# Maynard Family | Blog Post | Harkness Again!



## D-B-J (Oct 31, 2014)

Here's the blog post of that fun family shoot.  Thoughts?! Comments and Critiques are welcome and encouraged!

Maynard | Harkness | Family | 10-25-14 — Red Skies Photography

Cheers!
Jake


----------



## D-B-J (Nov 1, 2014)

Bumpski


----------



## Designer (Nov 1, 2014)

On the steps is choice!


----------



## D-B-J (Nov 1, 2014)

Designer said:


> On the steps is choice!



Thank you very much!


----------



## vintagesnaps (Nov 1, 2014)

I'd think about describing more than saying he's great/they're great, and find a balance between saying how creative they were in some posing ideas and making it sound like they did the posing more than you did. Blog entries usually seem comparable to a journal entry, if this were for another purpose it could use proofreading/editing.

To me these look quite processed, at least I found that's the first thing I noticed and to me it shouldn't be so noticeable. I love the composition of them in front of the gate but they border on looking somewhat artificial or almost photoshopped in, they look so bright compared to the surroundings.( I think that's what makes it seem processed, they don't look like there were in the same light as the scene).

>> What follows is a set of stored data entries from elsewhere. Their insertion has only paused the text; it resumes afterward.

template <int TAG>
static int lpj_sssc_round2_levels(evoamd_ctx *c, const SsscArgs &a, const LpjPlan &p, int &served) {
  const Es3cLists &ls = p.ls;
  SpanGuard g(c, KID_LPJ_OVF);
  if (p.need[0])
    sssc_small_kernel<4, 0, TAG, 256><<<level_grid(c, p.lv, 0, p.total, 1024, 256), 256, 0, c->stream>>>(a, ls.i1, ls.o2, PairBins{}, ls.o3);
  DBG_SYNC(c, "sssc lpj K=4 level");
  bool merged23 = false;
  if (p.k8) {
    if (p.need[1])
      sssc_small_kernel<8, 0, TAG, 256><<<level_grid(c, p.lv, 1, p.total, 256, 256), 256, 0, c->stream>>>(a, ls.i2, ls.o3, PairBins{}, ls.o3);
  } else if (p.need[1] && p.few_dense) {
    sssc_big_kernel<0, TAG><<<level_grid(c, p.lv, 1, p.total * 256, 1024, 1), 64, big_lds(SSSC_KCAP), c->stream>>>(
        a, ls.i2, ls.none_out, SSSC_KCAP, ls.i3);
    merged23 = true;
  } else if (p.need[1]) {
    sssc_big_kernel<0, TAG><<<level_grid(c, p.lv, 1, p.total * 256, 4096, 1), 64, big_lds(8), c->stream>>>(a, ls.i2, ls.o3, 8);
  }
  DBG_SYNC(c, "sssc lpj K=8 level");
  if ((p.need[2] || c->sing_screen) && !merged23)
    sssc_big_kernel<0, TAG><<<level_grid(c, p.lv, 2, p.total * 256, 1024, 1), 64, big_lds(SSSC_KCAP), c->stream>>>(
        a, ls.i3, ls.none_out, SSSC_KCAP);
  served = (merged23 || p.need[2] || c->sing_screen) ? 4 : 0;
  HIP_TRY(hipGetLastError());
  DBG_SYNC(c, "sssc lpj wavefront level");
  return 0;
}

template <int TAG>
static int launch_sssc_lpj(evoamd_ctx *c, const SsscArgs &a, int kid_main, const LevelHints &lv) {
  TRY(zero_lists(c));
  LpjPlan p;
  lpj_plan(c, a, TAG, lv, kid_main, p);
  if (p.route == LPJ_MASKED) return lpj_sssc_masked(c, a, p);
  if (p.route == LPJ_CENSUS) TRY(ensure_census(c));
  TRY(lpj_sssc_main<TAG>(c, a, p));
  int served = 0;
  if (p.any)
    TRY(p.route == LPJ_CENSUS   ? lpj_sssc_census_levels<TAG>(c, a, p, served)
        : p.route == LPJ_CHAINS ? lpj_sssc_chain_levels<TAG>(c, a, p, served)
                                : lpj_sssc_round2_levels<TAG>(c, a, p, served));
  on_levels_skipped(c, p.route == LPJ_CENSUS, skip_mask(p.need), served, p.any);
  return 0;
}

static int launch_lpj(evoamd_ctx *c, const Batch &b, const LevelHints &lv) {
  if (c->model == EVOAMD_MODEL_BSC) return launch_bsc_lpj(c, b);
  SsscArgs a = sssc_args(c, b);
  if (b.tag == 0) return launch_sssc_lpj<0>(c, a, b.kid, lv);
  if (b.tag == 1) return launch_sssc_lpj<1>(c, a, b.kid, lv);
  return launch_sssc_lpj<2>(c, a, b.kid, lv);
}

static int check_err(evoamd_ctx *c) {
  int *e = c->h_err;
  HIP_TRY(hipMemcpyAsync(e, c->err, 4 * sizeof(int), hipMemcpyDeviceToHost, c->stream));
  HIP_TRY(hipStreamSynchronize(c->stream));
  if (e[0]) {
    HIP_TRY(hipMemsetAsync(c->err, 0, sizeof(int), c->stream));
    if (e[0] & 4) return fail(EVOAMD_E_INVALID, "internal: an ES3C overflow level was skipped although its list was not empty");
    if (e[0] & EVO_ERR_LIST_FULL) return fail(EVOAMD_E_INVALID, "internal: an ES3C overflow list was full, states were dropped");
    if (e[0] & EVO_ERR_BAD_ENTRY) return fail(EVOAMD_E_INVALID, "internal: an ES3C list entry or latent index read back from LDS was out of range");
    if (e[0] & 1) return fail(EVOAMD_E_KLIMIT, "ES3C: a state has more than %d active latents", SSSC_KCAP);
    return fail(EVOAMD_E_SINGULAR, "ES3C: exactly singular k x k system (the reference takes pinv here)");
  }
  return 0;
}

static int lpj_resident_launch(evoamd_ctx *c, double *out, const LevelHints &lv) {
  TRY(ensure_B(c));
  on_lpj_overwritten(c);
  if (c->S_perm) {
    allzero_lpj_kernel<<<cdiv(c->N, 256), 256, 0, c->stream>>>(c->yy, c->N, c->dpar, c->model == EVOAMD_MODEL_SSSC,
                                                               out, c->L, c->flags + 2 * c->N, c->err);
    HIP_TRY(hipGetLastError());
  }
  Batch b = {c->states, nullptr, c->Y, c->Bm, c->yy, c->N, c->S, 0, out, c->L, c->S_perm, c->flags, KID_LPJ_RES, 0};
  b.mask = c->mask_infr;
  SpanGuard pass(c, KID_LPJ_PASS);
  return launch_lpj(c, b, lv);
}

static int estep_resident_pass(evoamd_ctx *c) {
  if (c->prefetch_gen == c->gen) {
    drop_prefetch(c);
    std::swap(c->lpj, c->lpj_alt);
// ... 107 lines not shown
  TRY(c->tmp_lpj.ensure(c, (size_t)C + 2));
  TRY(c->tmp_y.ensure(c, (size_t)c->D + c->H + 2));
  TRY(c->stage.ensure(c, (size_t)C * c->H));
  if (c->model == EVOAMD_MODEL_SSSC) TRY(ensure_lists(c, C));
  double *dy = c->tmp_y, *db = c->tmp_y + c->D, *dyy = c->tmp_y + c->D + c->H;
  unsigned *dfl = (unsigned *)(c->tmp_lpj + C);
  HIP_TRY(hipMemcpyAsync(dy, y, (size_t)c->D * sizeof(double), hipMemcpyHostToDevice, c->stream));
  uint8_t *dmask = nullptr;
  if (x_infr) {
    TRY(c->stage.ensure(c, (size_t)C * c->H + c->D));
    dmask = c->stage + (size_t)C * c->H;
    HIP_TRY(hipMemcpyAsync(dmask, x_infr, (size_t)c->D, hipMemcpyHostToDevice, c->stream));
    mask_apply_kernel<<<cdiv(c->D, 256), 256, 0, c->stream>>>(dy, c->D, dmask, 1, c->D);
  }
  HIP_TRY(hipMemcpyAsync(c->stage, states_bool, (size_t)C * c->H, hipMemcpyHostToDevice, c->stream));
  HIP_TRY(hipMemsetAsync(dfl, 0, sizeof(unsigned), c->stream));
  pack_states_kernel<<<cdiv((i64)C * c->HW, 256), 256, 0, c->stream>>>(c->stage, c->tmp_states, C, c->H, c->HW);
  row_sqnorm_kernel<<<1, 256, 0, c->stream>>>(dy, c->D, 1, c->D, dyy);
  if (c->model == EVOAMD_MODEL_SSSC) TRY(launch_gemm_nn(c, dy, c->D, c->W, c->H, db, c->H, 1, c->H, c->D));
  Batch b = {c->tmp_states, nullptr, dy, db, dyy, 1, C, 1, c->tmp_lpj, C, 0, dfl, KID_MISC, 2};
  b.mask = dmask;
  TRY(launch_lpj(c, b, batch_hints(c, b.tag)));
  unsigned fl = 0;
  HIP_TRY(hipMemcpyAsync(lpj_out, c->tmp_lpj, (size_t)C * sizeof(double), hipMemcpyDeviceToHost, c->stream));
  HIP_TRY(hipMemcpyAsync(&fl, dfl, sizeof(unsigned), hipMemcpyDeviceToHost, c->stream));
  HIP_TRY(hipStreamSynchronize(c->stream));
  if (flags_out) {
    flags_out[0] = (fl & EVO_FLAG_NAN) ? 1 : 0;
    flags_out[1] = (fl & EVO_FLAG_NEGINF) ? 1 : 0;
    flags_out[2] = (fl & (EVO_FLAG_NEGINF | EVO_FLAG_POSINF)) ? 1 : 0;
  }
  if (c->model == EVOAMD_MODEL_SSSC) return check_err(c);
  return 0;
}

extern "C" int evoamd_lpj_single(evoamd_ctx *c, const double *y, const uint8_t *states_bool, int C,
                                 double *lpj_out, int32_t *flags_out) {
  return lpj_single_impl(c, y, nullptr, states_bool, C, lpj_out, flags_out);
}

extern "C" int evoamd_lpj_single_masked(evoamd_ctx *c, const double *y, const uint8_t *x_infr,
                                        const uint8_t *states_bool, int C, double *lpj_out, int32_t *flags_out) {
  REQUIRE(x_infr, "x_infr is NULL");
  return lpj_single_impl(c, y, x_infr, states_bool, C, lpj_out, flags_out);
}

static int estep_select(evoamd_ctx *c, int Mprime, double *sums_out) {
  on_kn_changed(c, KN_BY_SELECTION);
  {
    SpanGuard g(c, KID_VARY_KN);
    int *cl_n = census_mode(c) ? c->clist_n : nullptr;
    const i64 zero_n = c->fold_clear ? (i64)(c->ovf_n + c->acc_n) : 0;
    if (!c->fold_clear) cl_n = nullptr;
    with_spl(c->S, [&](auto spl) {
      with_cpl(c->Cmax, [&](auto cpl) {
        vary_kn_kernel<decltype(spl)::value, decltype(cpl)::value><<<cdiv(c->N, 4), 256, 0, c->stream>>>(
            c->states, c->lpj, c->cand, c->cand_lpj, c->cand_counts, c->N, c->S, c->S_perm, c->HW, c->Cmax, Mprime, c->rowmax,
            c->rowsum, c->partial, c->list_n, 4 * LIST_SHARDS, c->dig, c->cand_dig, (c->use_digest && c->dig) ? 1 : 0,
            c->pending_skip, c->err, cl_n, 4 * LIST_SHARDS, c->census_skip, c->acc_base, zero_n);
      });
    });
    reduce3_partials_kernel<<<1, R3_THREADS, 0, c->stream>>>(c->partial, cdiv(c->N, 4), c->dpar);
    HIP_TRY(hipGetLastError());
    DBG_SYNC(c, "vary_kn");
    made_selection(c, cl_n != nullptr, zero_n > 0);
  }
  if (sums_out) {
    HIP_TRY(hipMemcpyAsync(sums_out, c->dpar + DP_ECNT0, 2 * sizeof(double), hipMemcpyDeviceToHost, c->stream));
    HIP_TRY(hipStreamSynchronize(c->stream));
  }
  return 0;
}

extern "C" int evoamd_vary_kn(evoamd_ctx *c, int Mprime, double *sums_out) {
  REQUIRE(c && c->configured && c->have_cand, "no resident candidate batch (call lpj_candidates / evolve first)");
  TRY(estep_check_mprime(c, Mprime));
  REQUIRE_KN(c);
  HIP_TRY(hipSetDevice(c->device));
  return estep_select(c, Mprime, sums_out);
}

extern "C" int evoamd_set_estep_counts(evoamd_ctx *c, double sum_nunique, double sum_sub) {
  REQUIRE(c && c->configured, "configure first");
  HIP_TRY(hipSetDevice(c->device));
  double v[2] = {sum_nunique, sum_sub};
  HIP_TRY(hipMemcpyAsync(c->dpar + DP_ECNT0, v, sizeof(v), hipMemcpyHostToDevice, c->stream));
  HIP_TRY(hipStreamSynchronize(c->stream));
  return 0;
}

static int estep_children(evoamd_ctx *c, int n_parents, int n_children, uint64_t seed, int fit_parents) {
  {
    SpanGuard g(c, KID_EVOLVE);
    with_spl(c->S, [&](auto spl) {
      evolve_randflip_kernel<decltype(spl)::value><<<cdiv(c->N, 4), 256, 0, c->stream>>>(
          c->states, c->lpj, c->N, c->S, c->S_perm, c->H - c->bg_unit, c->HW, n_parents, n_children, c->Cmax, seed, fit_parents,
          c->cand, c->cand_counts, c->list_n, c->model == EVOAMD_MODEL_SSSC ? 4 * LIST_SHARDS : 0, c->cand_dig, c->pending_skip,
          c->err);
    });
    HIP_TRY(hipGetLastError());
    DBG_SYNC(c, "evolve");
    made_clean_lists(c);
    on_cand_installed(c, true);
  }
  TRY(eval_candidates(c));
  made_cand_lpj(c);
  return 0;
}

extern "C" int evoamd_evolve_randflip(evoamd_ctx *c, int n_parents, int n_children, uint64_t seed, int fit_parents) {
  TRY(estep_check_randflip(c, n_parents, n_children));
  REQUIRE_KN(c);
  HIP_TRY(hipSetDevice(c->device));
  return estep_children(c, n_parents, n_children, seed, fit_parents);
}

static bool fused_shape_ok(const evoamd_ctx *c, int n_parents, int n_children) {
  return c->model == EVOAMD_MODEL_SSSC && c->S_perm == 0 && !c->bg_unit && !c->mask_infr && c->use_digest && c->dig && census_mode(c) &&
// ... 493 lines not shown
  if (c->ar_gemm_pending) {
    c->ar_gemm_pending = false;
    const AccLayout a = acc_layout(c);
    SpanGuard g(c, KID_ALLREDUCE);
    RCCL_TRY(g_rccl.AllReduce(c->acc + a.sWp, c->acc + a.sWp, (size_t)(a.y2 - a.sWp),  8,  0,
                              c->comm, c->stream));
  }
  return 0;
}

static TailArgs make_tail_args(evoamd_ctx *c, const AccLayout &a, i64 N, bool census, int skipped) {
  TailArgs ta = {};
  ta.tail = c->acc + a.tail;
  ta.N = (double)N;
  ta.dpar = c->dpar;
  ta.flags = c->flags;
  ta.nflags3 = 3 * N;
  ta.nper = N;
  ta.err = c->err;
  ta.list_n = c->model == EVOAMD_MODEL_SSSC ? (census ? c->clist_n : c->list_n) : nullptr;
  ta.nshards = LIST_SHARDS;
  ta.skipped_mask = skipped;
  ta.census = c->census;
  ta.census_lists = census ? 1 : 0;
  ta.fly_n = (census && c->model == EVOAMD_MODEL_SSSC) ? c->list_n : nullptr;
  ta.fly_skip = c->pending_skip;
  return ta;
}

static double contraction_flops(const evoamd_ctx *c) {
  return c->model == EVOAMD_MODEL_SSSC ? 2.0 * (double)c->N * (c->D + 2.0 * c->H) * c->H : 2.0 * (double)c->N * c->D * c->H;
}

struct StatsPlan {
  AccLayout a;
  i64 N;
  int H, D;
  bool masked;
  LevelHints lv;
  bool gemm_timed;
  double gemm_flops;
  bool pays;
  bool early;
  bool fork_gemm;
  i64 rpb;
  int nblk;
  int nchunks;
  i64 rows_per_chunk;
  bool second_stream;
  int gemm_spare;
  int waves;
  bool census;
  bool bsc_wave;
};

struct StatsBlock {
  int ci;
  i64 n0, nc;
  int blk0, nblk_c;
};

struct StatsFlow {
  bool early_recorded = false;
  bool tail_done = false;
  bool served3 = false;
  int skipped = 0;
  int bsc_grid = 0;
  PairBins bsc_pb = {};
  PairBins pb = {};
};

struct Es3cPass {
  double *Es, *Ez, *Ed;
  SsscArgs sa = {};
  bool need[3] = {true, true, true};
  Es3cLists ls = {};
};

struct Es3cBlock {
  SsscArgs sc;
  i64 total;
  LevelHints lv;
  int flatG = 0;
  size_t flat_lds = 0;
  bool few4;
};

static bool stats_bins_pay(const evoamd_ctx *c) {
  return c->pbins.ent && (c->pair_bins == 2 || (c->pair_bins == 1 && c->N * (i64)c->S >= (i64)c->bins_min * 1024));
}

static int stats_per_cu(size_t lds_per_wg, int wave_lim) {
  int per_cu = (int)((160 * 1024) / lds_per_wg);
  if (per_cu > wave_lim) per_cu = wave_lim;
  if (per_cu > 8) per_cu = 8;
  if (per_cu < 1) per_cu = 1;
  return per_cu;
}

static int rows_written(evoamd_ctx *c, const StatsPlan &p, StatsFlow &fl) {
  if (p.second_stream && p.nchunks == 1 && p.early && !p.masked) {
    HIP_TRY(hipEventRecord(c->ev_chunk[0], c->stream));
    fl.early_recorded = true;
  }
  return 0;
}

static int reconstruct_rows(evoamd_ctx *c, const char *asked_msg = nullptr) {
  TRY(compute_reconstruction(c));
  if (asked_msg) REQUIRE(c->rec_in_stats, asked_msg);
  select_rec_kernel<<<cdiv(c->N, 4), 256, 0, c->stream>>>(c->Y, c->ldY, c->mask_x, c->mask_infr, c->yhat, c->N, c->D, c->Yrec);
  HIP_TRY(hipGetLastError());
  made_yrec_from_pass(c, true);
  return 0;
}

static int stats_plan(evoamd_ctx *c, bool fork_gemm, StatsPlan &p) {
  p = StatsPlan{};
  p.a = acc_layout(c);
  p.N = c->N;
  p.H = c->H;
  p.D = c->D;
  p.masked = c->mask_infr != nullptr;
  p.lv.known_tag = c->cand_from_device ? 1 : 2;
  p.lv.one_bit = c->cand_from_device;
  p.gemm_timed = c->timing && (c->timing_mask & ((1u << KID_MSTEP) | (1u << KID_MISC) |
                                                 (1u << KID_STATS) | (1u << KID_STATS_OVF)));
  const double gemm_flops = p.gemm_flops = contraction_flops(c);
  bool pays = (c->model == EVOAMD_MODEL_SSSC && gemm_flops >= 8e9) || (c->model == EVOAMD_MODEL_BSC && !c->comm && gemm_flops >= 5e10);
  const bool early = p.early = c->early_fork == 1 || (c->early_fork < 0 && gemm_flops < 2e10);
  if (c->model == EVOAMD_MODEL_SSSC && !c->comm && early && gemm_flops >= 5e8 && !c->mask_infr) pays = true;
  if (c->model == EVOAMD_MODEL_BSC && !c->comm && early && gemm_flops >= 5e8 && !c->mask_infr && c->bsc_wave_opt &&
      dig_for(c, c->states) && cdiv(c->S, 64) <= 4 && (size_t)5 * c->H * sizeof(double) <= 150 * 1024 && !c->f32)
    pays = true;
  if (c->comm && c->model == EVOAMD_MODEL_SSSC) {
    if (c->pays_agreed < 0) {
      double v = pays ? 1.0 : 0.0;
      TRY(evoamd_comm_allreduce_host(c, &v, 1, 1));
      c->pays_agreed = v > 0.0 ? 1 : 0;
    }
    pays = c->pays_agreed == 1;
  }
  p.pays = pays;
  p.fork_gemm = fork_gemm && (c->overlap_gemm == 2 || (c->overlap_gemm == 1 && pays)) &&
                (!c->comm || c->model == EVOAMD_MODEL_SSSC) && !p.gemm_timed && !c->mask_infr;
  p.rpb = ((std::max<i64>(256, cdiv(p.N, 128)) + 3) / 4) * 4;
  p.nblk = (int)cdiv(p.N, p.rpb);
  int nchunks = 1;
  if (!p.masked && !p.gemm_timed && c->overlap_gemm != 0 && c->stats_chunks > 1 && (gemm_flops >= 8e9 || c->overlap_gemm == 2))
    nchunks = std::min<int>(c->stats_chunks, p.nblk);
  p.waves = (c->stats_waves == 4 || c->stats_waves == 8 || c->stats_waves == 16)
                ? c->stats_waves
                : ((size_t)(4 * 2 + 3) * p.H * sizeof(double) <= 150 * 1024 ? 4 : 1);
  p.census = census_mode(c) && !p.masked && p.waves == 4;
  if (p.census) nchunks = 1;
  p.rows_per_chunk = (i64)cdiv(p.nblk, nchunks) * p.rpb;
  p.nchunks = nchunks = (int)cdiv(p.N, p.rows_per_chunk);
  p.second_stream = p.fork_gemm || nchunks > 1;
  {
    const double chain_us = c->H >= 256 ? 15.0 * cdiv(c->H, 32) : 8.5 * cdiv(c->H, 16);
    p.gemm_spare = !(p.fork_gemm && nchunks == 1) ? 0 : ((gemm_flops / 65e6 >= 3.0 * chain_us && c->H <= 512) ? 4 : 8);
  }
  const int SRb = (int)cdiv(c->S, 64);
  p.bsc_wave = c->model == EVOAMD_MODEL_BSC && c->bsc_wave_opt && dig_for(c, c->states) &&
               (SRb == 1 || SRb == 2 || SRb == 4 || SRb == 3) && nchunks == 1 && (size_t)5 * p.H * sizeof(double) <= 150 * 1024;
  return 0;
}

static int stats_bsc_wave(evoamd_ctx *c, const StatsPlan &p, const StatsBlock &blk, StatsFlow &fl) {
  const AccLayout &a = p.a;
  const i64 nc = blk.nc;
  const int H = p.H;
  const u64 *bdig = dig_for(c, c->states);
  const int SRb = (int)cdiv(c->S, 64);
  SpanGuard g(c, KID_STATS);
  const size_t ldsb = (size_t)5 * H * sizeof(double);
  const int per_cu = stats_per_cu(ldsb + 2048, 8);
  PairBins &bsc_pb = fl.bsc_pb;
  bsc_pb = PairBins{};
  if (stats_bins_pay(c)) bsc_pb = c->pbins;
  int sgrid = (int)std::min<i64>(cdiv(nc, 4), (i64)c->n_cu * per_cu * 2);
  if (sgrid > 2048) sgrid = 2048;
  if (bsc_pb.ent && sgrid > bsc_pb.nwg) sgrid = bsc_pb.nwg;
  PB_GRID_CHECK(bsc_pb, sgrid);
  if (bsc_pb.ent) on_bins_append(c);
  fl.bsc_grid = sgrid;
  void *EsP = c->f32 ? (void *)c->Esf : (void *)c->Es;
  double *csb = c->acc_base + 4;
#define BSC_WAVE(SR)                                                                                                      \
  bsc_stats_wave_kernel<SR><<<sgrid, 256, ldsb, c->stream>>>(c->states, c->lpj, c->rowmax, c->rowsum, c->yy, nc, c->S,     \
                                                            c->S_perm, H, c->HW, c->dpar, EsP, c->acc + a.Wq, c->partial2, \
                                                            bdig, c->f32 ? 1 : 0, bsc_pb, csb)
  if (SRb == 1) BSC_WAVE(1);
  else if (SRb == 2) BSC_WAVE(2);
  else BSC_WAVE(4);
#undef BSC_WAVE
  HIP_TRY(hipGetLastError());
  DBG_SYNC(c, "bsc stats (wave)");
  TRY(rows_written(c, p, fl));
  if (bsc_pb.ent) {
    pair_bins_reduce_kernel<<<bsc_pb.nb * bsc_pb.nsh, PB_RTHREADS, (size_t)3 * 2 * bsc_pb.rf * H * sizeof(double), c->stream>>>(
        bsc_pb, H, 0);
    HIP_TRY(hipGetLastError());
    made_bins_clean(c);
  }
  return 0;
}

The first one is the most light gray but those all seem grayscale rather than B&W(I don't see much if any black). I'd think about foregrounds and backgrounds too, the first one has a little clutter and goes a little far to the left out of focus. I like the one of the boys in the background but off to the left there's a post that's a little eye-catching. I like them on the steps expect for the hazy blob that obscures so much of the older boy.

There's one in color of the younger boy that's a lot of flare, maybe a little too much of a good thing? The parents from behind is an interesting composition, I think it works because of the way they're posed together, but I feel like I'm looking thru a haze (and his sleeve looks transparent - don't know if it was how strong the light was from behind or the processing or exposure or what). 

The two boys on the bench - where'd his left foot go?? lol I'd watch for that kind of thing when you're framing shots because that's a fun composition. You seem to engage your subjects well to get good reactions from them on camera.


----------



## D-B-J (Nov 1, 2014)

vintagesnaps said:


> I'd think about describing more than saying he's great/they're great, and find a balance between saying how creative they were in some posing ideas and making it sound like they did the posing more than you did. Blog entries usually seem comparable to a journal entry, if this were for another purpose it could use proofreading/editing.
> 
> To me these look quite processed, at least I found that's the first thing I noticed and to me it shouldn't be so noticeable. I love the composition of them in front of the gate but they border on looking somewhat artificial or almost photoshopped in, they look so bright compared to the surroundings.( I think that's what makes it seem processed, they don't look like there were in the same light as the scene).
> 
> ...




Yeah, I find blog writing really tough for some reason. In terms of processing, I think that "artificial" look is my style. I usually do it in post or with flash, but I really like to separate my subjects from the scene. So I'm not sure if that'll ever really change. And the "flare" shot was more of me trying something new/different, so it definitely isn't perfectly executed. On paid gigs I like to take a few different shots and try some new things to both challenge myself and give the client something different than "the usual." And yeah, I do need to work on keeping my backgrounds cleaner. Thank you for the detailed response, I still have A LOT to work on. [emoji106]

Edit: and yeah, I tend to go more greyscale on BW's with people because I think the harsh contrast of a true black and white is not flattering on these type of portraits. 

Jake


----------



## dennybeall (Nov 1, 2014)

Seems to me to be some technical aspects that could be done differently. There's one photo with a blob of out of focus something up close to the camera. The large amount of light flare behind the head in the one photo doesn't add to the photo in my opinion. I generally like the photos but am not a qualified judge or anything.


----------



## D-B-J (Nov 2, 2014)

dennybeall said:


> Seems to me to be some technical aspects that could be done differently. There's one photo with a blob of out of focus something up close to the camera. The large amount of light flare behind the head in the one photo doesn't add to the photo in my opinion. I generally like the photos but am not a qualified judge or anything.




Thanks for the response. Yeah, both of those shots are me trying something different and the execution is less than perfect. There's a bit TOO much flare, and the blob in front was my attempt to frame them with foreground stuff. I think my problem is that I'm TOO close to the foreground stuff which renders it too blob-like... I'll keep at it!

Jake


----------



## vintagesnaps (Nov 2, 2014)

Take a look at some well known iconic portrait photographers if you haven't already, to see what portraits in B&W can look like. (Arnold Newman, Helmut Newton, Phillippe Halsmann, Richard Avedon, etc.)

The look that's popular now may not always be, or some people might want more standard B&W.


----------